Unless specified otherwise, all chapter and section references are to the Bankruptcy Code, 11 U.S.C. §§ 101-1532, all "Rule" references are to the Federal Rules of Bankruptcy Procedure, and all "Civil Rule" references are to the Federal Rules of Civil Procedure. "ARS" references are to the Arizona Revised Statutes.
Under the NMS, which was finalized in 2012, five of the country's largest mortgage servicers/banks (Ally/GMAC, Bank of America, Citi, JP Morgan Chase, and Wells Fargo) agreed to provide $20 billion of mortgage-related relief to homeowners and to abide by new servicing standards meant to address some of the worst foreclosure abuses. Under the NMS, only state attorneys general can sue for alleged noncompliance with its terms. Penermon v. Wells Fargo Bank, N.A., 47 F. Supp. 3d 982, 993 n.2 (N.D. Cal. 2014).
FACTS
On July 17, 2013, Debtor's Tucson residence (the "Property") was sold at a trustee's sale. Although Debtor acknowledged she was in default and had notice of the sale, she believed that the trustee's sale would be cancelled or postponed pending consideration of her recently submitted loan modification application.

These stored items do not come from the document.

int mpdx_unet_param_info(const mpdx_unet* u, int idx, const char** name, int32_t shape[3], int32_t* ndim) {
    if (!u || idx < 0 || idx >= (int)u->params.size()) return fail(MPDX_E_INVALID, "bad parameter index %d", idx);
    const Param& p = u->params[idx];
    if (name) *name = p.name.c_str();
    if (shape) { shape[0] = p.shape[0]; shape[1] = p.shape[1]; shape[2] = p.shape[2]; }
    if (ndim) *ndim = p.ndim;
    return 0;
}

size_t mpdx_unet_packed_floats(const mpdx_unet* u) { return u ? u->packed_floats : 0; }
size_t mpdx_unet_timetab_floats(const mpdx_unet* u, int T) { return u ? (size_t)T * u->tt_row : 0; }
size_t mpdx_unet_workspace_floats(const mpdx_unet* u, int B) { return u ? u->slot_floats * (size_t)B * u->n_slots : 0; }

int mpdx_unet_pack_param(mpdx_unet* u, const char* name, const float* src, size_t n, float* packed, void* stream) {
    if (!u || !name || !src || !packed) return fail(MPDX_E_INVALID, "null argument");
    auto it = u->pidx.find(name);
    if (it == u->pidx.end()) return fail(MPDX_E_NOTFOUND, "unexpected state-dict key '%s'", name);
    Param& p = u->params[it->second];
    if (n != p.n) return fail(MPDX_E_INVALID, "'%s': got %zu floats, expected %zu", name, n, p.n);
    hipStream_t st = (hipStream_t)stream;
    if (p.kind == PK_VEC) {
        hipLaunchKernelGGL(copy_kernel, dim3((unsigned)std::min<size_t>((p.n + 255) / 256, 1024)), dim3(256), 0, st, src, packed + p.off, p.n);
    } else {
        hipLaunchKernelGGL(pack_conv_weights_kernel, dim3((unsigned)std::min<size_t>((p.pn + 255) / 256, 2048)), dim3(256), 0, st, src,
                           packed + p.off, p.cout, p.cin, p.ksz, p.cin_pad, p.nslot, p.kind == PK_CONVT ? 1 : 0);
    }
    HIP_TRY(hipGetLastError());
    if (!p.done) { p.done = true; u->n_done++; }
    u->pack_version++;
    return 0;
}

int mpdx_unet_build_timetab(mpdx_unet* u, const float* packed, const float* freqs16, int T, float* timetab, void* stream) {
    if (!u || !packed || !freqs16 || !timetab || T <= 0) return fail(MPDX_E_INVALID, "bad argument");
    if (int rc = check_ready(u)) return rc;
    TimeTabArgs a;
    memset(&a, 0, sizeof(a));
    a.packed = packed; a.freqs = freqs16; a.tab = timetab;
    a.w1 = (int)u->params[u->pidx.at("time_mlp.encoder.1.weight")].off;
    a.b1 = (int)u->params[u->pidx.at("time_mlp.encoder.1.bias")].off;
    a.w2 = (int)u->params[u->pidx.at("time_mlp.encoder.3.weight")].off;
    a.b2 = (int)u->params[u->pidx.at("time_mlp.encoder.3.bias")].off;
    a.row = u->tt_row;
    a.nblk = (int)u->tt_w.size();
    for (int i = 0; i < a.nblk; ++i) {
        a.woff[i] = (int)u->params[u->tt_w[i]].off;
        a.boff[i] = (int)u->params[u->tt_b[i]].off;
        a.cout[i] = u->tt_cout[i];
        a.toff[i] = u->tt_off[i];
    }
    hipLaunchKernelGGL(timetab_kernel, dim3(T), dim3(128), 0, (hipStream_t)stream, a);
    HIP_TRY(hipGetLastError());
    return 0;
}

int mpdx_unet_forward(mpdx_unet* u, const float* packed, const float* timetab, int T, const float* x, int t, float* eps,
                      int B, float* ws, void* stream) {
    if (!u || !packed || !timetab || !x || !eps || !ws) return fail(MPDX_E_INVALID, "null argument");
    hipStream_t st = (hipStream_t)stream;
    FinalArgs fa;
    memset(&fa, 0, sizeof(fa));
    fa.out = eps; fa.mode = 0; fa.n_per_ctx = 1;
    if (int rc = run_unet_and_final(u, packed, timetab, T, x, t, B, ws, fa, st)) return rc;
    HIP_TRY(hipGetLastError());
    return 0;
}

int mpdx_ddpm_step(mpdx_unet* u, const float* packed, const float* timetab, int T, float* x_io, const float* noise,
                   const float* hard_start, const float* hard_goal, const mpdx_step_coefs* coefs, int t, int mean_only,
                   float* chain_out, uint32_t* absmax_out, int n_per_ctx, int B, float* ws, void* stream) {
    if (!u || !packed || !timetab || !x_io || !coefs || !ws) return fail(MPDX_E_INVALID, "null argument");
    hipStream_t st = (hipStream_t)stream;
    FinalArgs fa;
    memset(&fa, 0, sizeof(fa));
    fa.x_in = x_io; fa.out = x_io; fa.noise = noise; fa.hs = hard_start; fa.hg = hard_goal;
    fa.chain = chain_out; fa.absmax = absmax_out; fa.n_per_ctx = n_per_ctx > 0 ? n_per_ctx : B;
    fa.mode = mean_only == 2 ? 3 : (mean_only ? 2 : 1);
    fa.k = *coefs;
    if (int rc = run_unet_and_final(u, packed, timetab, T, x_io, t, B, ws, fa, st)) return rc;
    HIP_TRY(hipGetLastError());
    return 0;
}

On September 16, 2013, Debtor filed a chapter 13 petition. Despite the fact that the Property had been sold and a trustee's deed recorded, Debtor listed on her schedules both the Property and a debt to Nationstar Mortgage LLC ("Nationstar") secured by the Property. In her plan, which was confirmed December 31, 2015, Debtor proposed an ongoing monthly mortgage payment to Nationstar and indicated that she intended to file an adversary proceeding to challenge the trustee's sale and to bring "claims relating to breach of contract; violation of FHA regulations; etc." Debtor also listed on Schedule B a "[c]laim against Bank of America, Nationstar, Recon[T]rust, House Appraisor [sic] for wrongful foreclosure, violation of the National Mortgage Settlement Agreement, breach of contract, etc. To be filed as adversary proceeding."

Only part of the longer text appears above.